FE-DOE: Finite element informed design of experiments to optimise bioinspired melt electrowritten (MEW) polymeric heart valves

Aortic stenosis is predominantly treated through transcatheter bioprosthetic heart valve implantation. The materials used in these devices, however, suffer from premature failure. Polymer heart valves have the potential to improve current commercial devices, offering materials with extended durability and customisation through fibre-reinforcement. Due to the wide range of available materials and structures, there is a need for a methodical approach to the design and optimisation of novel, bioinspired polymeric leaflets. This work presents a framework using FE and DOE tools to enable the creation of optimised bioinspired, 3D-printed, fibre-reinforced polymer leaflets using MEW. Here, FE models are created to represent MEW fibre-reinforced polymer leaflets for application in a transcatheter aortic heart valve.
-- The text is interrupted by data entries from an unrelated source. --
template <int CT, int KS, int PT, int NP, int ACT>
__global__ __launch_bounds__(512, 1) void conv1x1_stream_kernel(const ConvP p) {
    constexpr uint32_t OOB = 0x80000000u;
    typedef unsigned int u32x4 __attribute__((ext_vector_type(4)));
    __shared__ __attribute__((aligned(16))) uint4 wl[CT * KS * 64 + CT * 4];
    const int lane = threadIdx.x & 63, wave = threadIdx.x >> 6;
    const int frow = lane & 15, fch = lane >> 4;
    for (int f = wave; f < CT * KS; f += 8) {
        const int ks = f / CT, ct = f - ks * CT;
        wl[f * 64 + lane] = *(const uint4*)((const char*)p.w + ((size_t)(ct * 16 + frow) * p.Kw + ks * 32 + fch * 8) * 2);
    }
    float* bl = (float*)(wl + CT * KS * 64);
    for (int i = threadIdx.x; i < CT * 16; i += 512) bl[i] = p.bias[i];
    __syncthreads();
    const int gw = blockIdx.x * 8 + wave, nw = gridDim.x * 8;
    const int nblk = (p.M + PT * 16 - 1) / (PT * 16);
    const uint32_t wl_addr = (uint32_t)(uintptr_t)(__attribute__((address_space(3))) void*)wl + lane * 16;
    u32x4v x[PT][KS];
    const char* inb = (const char*)p.in + (size_t)p.in_co * 2 + fch * 16;
    const char* ra[PT];
    auto rows_of = [&](int blk) {
#pragma unroll
        for (int pt = 0; pt < PT; ++pt) ra[pt] = inb + (size_t)min((blk * PT + pt) * 16 + frow, p.M - 1) * p.in_cs * 2;
    };
#define VC_XLOAD(pt, ks) asm volatile("global_load_dwordx4 %0, %1, off offset:%2" : "=v"(x[pt][ks]) : "v"(ra[pt]), "n"((ks) * 64))
    rows_of(gw);
#pragma unroll
    for (int ks = 0; ks < KS; ++ks)
#pragma unroll
        for (int pt = 0; pt < PT; ++pt) VC_XLOAD(pt, ks);
    constexpr int CTP = CT / NP;
    for (int blk = gw; blk < nblk; blk += nw) {
        rows_of(blk + nw);
#pragma unroll
        for (int np = 0; np < NP; ++np) {
            f32x4 acc[CTP][PT];
#pragma unroll
            for (int a = 0; a < CTP; ++a)
#pragma unroll
                for (int b = 0; b < PT; ++b) acc[a][b] = (f32x4){0.f, 0.f, 0.f, 0.f};
            uint32_t wa = wl_addr + np * CTP * 1024;
            asm volatile("" : "+v"(wa));
            u32x4v wcur, wnext;
            asm volatile("ds_read_b128 %0, %1" : "=v"(wcur) : "v"(wa));
#pragma unroll
            for (int ks = 0; ks < KS; ++ks) {
                if (np == 0) {
                    asm volatile("s_waitcnt vmcnt(%0)" ::"n"((KS - 1 - ks) * PT));
#pragma unroll
                    for (int b = 0; b < PT; ++b) asm volatile("" : "+v"(x[b][ks]));
                }
#pragma unroll
                for (int a = 0; a < CTP; ++a) {
                    if (a + 1 < CTP) asm volatile("ds_read_b128 %0, %1 offset:%2" : "=v"(wnext) : "v"(wa), "n"((a + 1) * 1024));
                    else if (ks + 1 < KS) { wa += CT * 1024; asm volatile("ds_read_b128 %0, %1" : "=v"(wnext) : "v"(wa)); }
                    if (a + 1 < CTP || ks + 1 < KS) asm volatile("s_waitcnt lgkmcnt(1)" : "+v"(wcur));
                    else asm volatile("s_waitcnt lgkmcnt(0)" : "+v"(wcur));
                    Chunk wf;
                    wf.u = wcur;
#pragma unroll
                    for (int b = 0; b < PT; ++b) {
                        Chunk xa;
                        xa.u = x[b][ks];
                        acc[a][b] = __builtin_amdgcn_mfma_f32_16x16x32_bf16(wf.h, xa.h, acc[a][b], 0, 0, 0);
                    }
                    wcur = wnext;
                }
                if (np == NP - 1) {
#pragma unroll
                    for (int b = 0; b < PT; ++b) VC_XLOAD(b, ks);
                }
            }
#pragma unroll
            for (int a = 0; a < CTP; ++a) {
                const float4 b1[1] = {*(const float4*)(bl + (np * CTP + a) * 16 + fch * 4)};
                conv_epilogue_bf16<PT, 1, ACT, RES_NONE>(p, reinterpret_cast<f32x4(&)[1][PT]>(acc[a]), b1, blk * PT * 16, (np * CTP + a) * 16 + fch * 4, frow);
            }
        }
    }
}
#undef VC_XLOAD

static bool direct1x1_applicable(const ConvP& p, int ct, int ks) {
    if (p.prec != PREC_BF16 || p.kh != 1 || p.kw != 1 || p.sh != 1 || p.sw != 1 || p.ph != 0 || p.pw != 0) return false;
    if (p.Cin != ks * 32 || p.K != p.Cin || p.Ho != p.H || p.Wo != p.W || p.in_cs % 8 != 0 || p.in_co % 8 != 0 || p.in_up || p.m_dev) return false;
    if (p.out_f32 || p.res_mode != RES_NONE || (p.act != ACT_SILU && p.act != ACT_NONE) || p.out_cs % 8 != 0 || p.out_co % 8 != 0) return false;
    if (p.split != 0 && (p.split % 8 != 0 || p.out2_cs % 8 != 0 || p.out2_co % 8 != 0)) return false;
    const int ng = p.Cout / (ct * 16);
    return p.Cout % (ct * 16) == 0 && (ng == 1 || ng == 2 || ng == 4);
}

template <int CT, int KS, int PT, int OCC>
static int launch_direct1x1(ConvP p, hipStream_t s) {
    if (!conv_switches().direct || !direct1x1_applicable(p, CT, KS)) return VC_ERR_ARG;
    p.Kw = p.Kp;
    const int ng = p.Cout / (CT * 16);
    const int nblk = (p.M + PT * 16 - 1) / (PT * 16);
    const int need = (nblk * ng + 3) / 4;
    static const int slots_hw = resident_workgroups(conv1x1_direct_kernel<CT, KS, PT, OCC, ACT_SILU>);
    const int slots = p.slots > 0 ? p.slots : std::max(256, slots_hw - conv_slots_reserve());
    p.ntiles = nblk * ng;
    if (p.act == ACT_SILU) launch_timed(p, conv1x1_direct_kernel<CT, KS, PT, OCC, ACT_SILU>, dim3(std::min(need, slots)), dim3(256), 0, s, p);
    else launch_timed(p, conv1x1_direct_kernel<CT, KS, PT, OCC, ACT_NONE>, dim3(std::min(need, slots)), dim3(256), 0, s, p);
    VC_HIP(hipGetLastError());
    return VC_OK;
}

static bool direct8_applicable(const ConvP& p, int ct, int ks) {
    if (p.prec != PREC_FP8 || p.kh != 1 || p.kw != 1 || p.sh != 1 || p.sw != 1 || p.ph != 0 || p.pw != 0) return false;
    if (p.K != p.Cin || p.Cin > ks * 128 || p.Cin <= (ks - 1) * 128 || p.Cin % 64 != 0 || (p.Cin % 128 != 0 && p.Cin != 64)) return false;
    if (p.Ho != p.H || p.Wo != p.W || p.in_cs % 16 != 0 || p.in_co % 16 != 0 || p.in_up || p.m_dev || !p.scale || p.Kw < ks * 128) return false;
    const int ng = (p.Cout + ct * 16 - 1) / (ct * 16);
    return ng == 1 || ng == 2 || ng == 4;
}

The behaviour of this valve under physiological loading conditions is modelled to predict valve performance and leaflet material response. These models were first used to investigate the impact of fibre orientation on valve performance and leaflet response, showing the benefit of using a bioinspired fibre reinforcement structure. Using DOE, the structural combination of MEW fibre-reinforcement and elastomeric matrix was optimised based on valve performance and leaflet stress and strain. Overall, the framework offers an efficient and versatile methodology for optimising fibre-reinforced polymer leaflets by utilising an in-silico approach to remove the need for manufacturing and testing of these devices.